Puedes no cambiar lo que escapa a tu voluntad, pero si puedes cambiar tu disposición ante ello. Si no es así ha sido tu decisión. Si decides eso o cambiarlo, enamórate de tu decisión.
Si bien es difícil aceptar circunstancias desagradables y desde un sentido de la justicia nos causa indignación, lo cierto es que desde el estoicismo se hace incapíe en ser fuerte ante las adversidades, que son inevitables, pero cuya afectación al final ya es. No se trata solo de aceptar.
Es frecuente escuchar la invitación a que ames la mejor versión de ti, pero pensemos qué tanto somos capaces de amar la peor versión de nosotros.

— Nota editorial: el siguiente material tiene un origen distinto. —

@@ -474,14 +505,12 @@
         if constexpr (AR == 3) {
           f32x4 o3[3][2];
           if (PARKV && kk + 1 == NL - 1) {
-            lin<AR, 2, 2, false, 0>(WB, wp, Vp[0], o2, v16t, ring, EpiPark{pk, 0, lane});
             EpiPark ep[3] = {EpiPark{pk, 2, lane}, EpiPark{pk, 4, lane}, EpiPark{pk, 6, lane}};
-            lin_m3<1>(WB, wp, Vp[1], Vp[2], Vp[3], o3, v16t, ring, ep);
+            lin_mix(WB, wp, Vp[0], Vp[1], Vp[2], Vp[3], o2, o3, v16t, ring, EpiPark{pk, 0, lane}, ep);
           } else {
-            lin<AR, 2, 2, false, 0>(WB, wp, Vp[0], o2, v16t, ring, EpiSavePark{{SB, R_LAYER(kk + 1, MD) + OVIN + 0, v16t}, pk, 0, lane});
             EpiSavePark ep[3] = {EpiSavePark{{SB, R_LAYER(kk + 1, MD) + OVIN + 2, v16t}, pk, 2, lane}, EpiSavePark{{SB, R_LAYER(kk + 1, MD) + OVIN + 4, v16t}, pk, 4, lane},
                                  EpiSavePark{{SB, R_LAYER(kk + 1, MD) + OVIN + 6, v16t}, pk, 6, lane}};
-            lin_m3<1>(WB, wp, Vp[1], Vp[2], Vp[3], o3, v16t, ring, ep);
+            lin_mix(WB, wp, Vp[0], Vp[1], Vp[2], Vp[3], o2, o3, v16t, ring, EpiSavePark{{SB, R_LAYER(kk + 1, MD) + OVIN + 0, v16t}, pk, 0, lane}, ep);
           }
         } else if (PARKV && kk + 1 == NL - 1) {
           lin<AR, 2, 2, false, 0>(WB, wp, Vp[0], o2, v16t, ring, EpiPark{pk, 0, lane});
@@ -546,7 +575,7 @@
     f32x4 (&zo)[2] = RD == 2 ? zr2 : zr;
     f32x4 wo1[2];
 #pragma unroll
-    for (int t = 0; t < 2; ++t) wo1[t] = *(const f32x4 *)(Wb + A.o_out1 + 16 * t + 4 * g);
+    for (int t = 0; t < 2; ++t) wo1[t] = *(const f32x4 *)(lds.wo1 + 16 * t + 4 * g);
     float eps = 0.f;
 #pragma unroll
     for (int t = 0; t < 2; ++t)
@@ -686,17 +715,18 @@
       if (!last) {
         f32x4 in2[2], o2[2];
         in2[0] = park_load(pk, 0, lane); in2[1] = park_load(pk, 1, lane);
-        lin<AR, 2, 2, false, 0>(WB, wp, in2, o2, v16t, ring, EpiNone{});
-        dVp[0][0] += o2[0]; dVp[0][1] += o2[1];
         if constexpr (AR == 3) {
           f32x4 i1[2] = {park_load(pk, 2, lane), park_load(pk, 3, lane)}, i2[2] = {park_load(pk, 4, lane), park_load(pk, 5, lane)},
                 i3[2] = {park_load(pk, 6, lane), park_load(pk, 7, lane)};
           f32x4 o3[3][2];
           EpiNone ep[3];
-          lin_m3<1>(WB, wp, i1, i2, i3, o3, v16t, ring, ep);
+          lin_mix(WB, wp, in2, i1, i2, i3, o2, o3, v16t, ring, EpiNone{}, ep);
+          dVp[0][0] += o2[0]; dVp[0][1] += o2[1];
 #pragma unroll
           for (int q = 0; q < 3; ++q) { dVp[1 + q][0] = o3[q][0]; dVp[1 + q][1] = o3[q][1]; }
         } else {
+          lin<AR, 2, 2, false, 0>(WB, wp, in2, o2, v16t, ring, EpiNone{});
+          dVp[0][0] += o2[0]; dVp[0][1] += o2[1];
           in2[0] = park_load(pk, 2, lane); in2[1] = park_load(pk, 3, lane);
           lin<AR, 2, 2, false, 1>(WB, wp, in2, dVp[1], v16t, ring, EpiNone{});
           in2[0] = park_load(pk, 4, lane); in2[1] = park_load(pk, 5, lane);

En ese sentido, amar no solo trata de aceptar, sino de ver que cada error y falla que hemos tenido ha sido una preparación, un aprendizaje para estar más consciente en este presente.
Quizá la mejor imagen para entender el “amor fati” es situarse en el momento en que hemos salido de una enfermedad y viene luego la salud. Con lo ocurrido podemos ahora valorar aquello tras su carencia. La enfermedad nos permite valorar más la vida.
Aunque el “amor fati” es una propuesta radical de ser en el mundo de un modo consciente y pleno, quizá otra forma de pensarlo es no solo la de aceptación, sino de que, de todos los ánimos para afrontar la vida, sin duda el amor, es la mejor opción a escoger.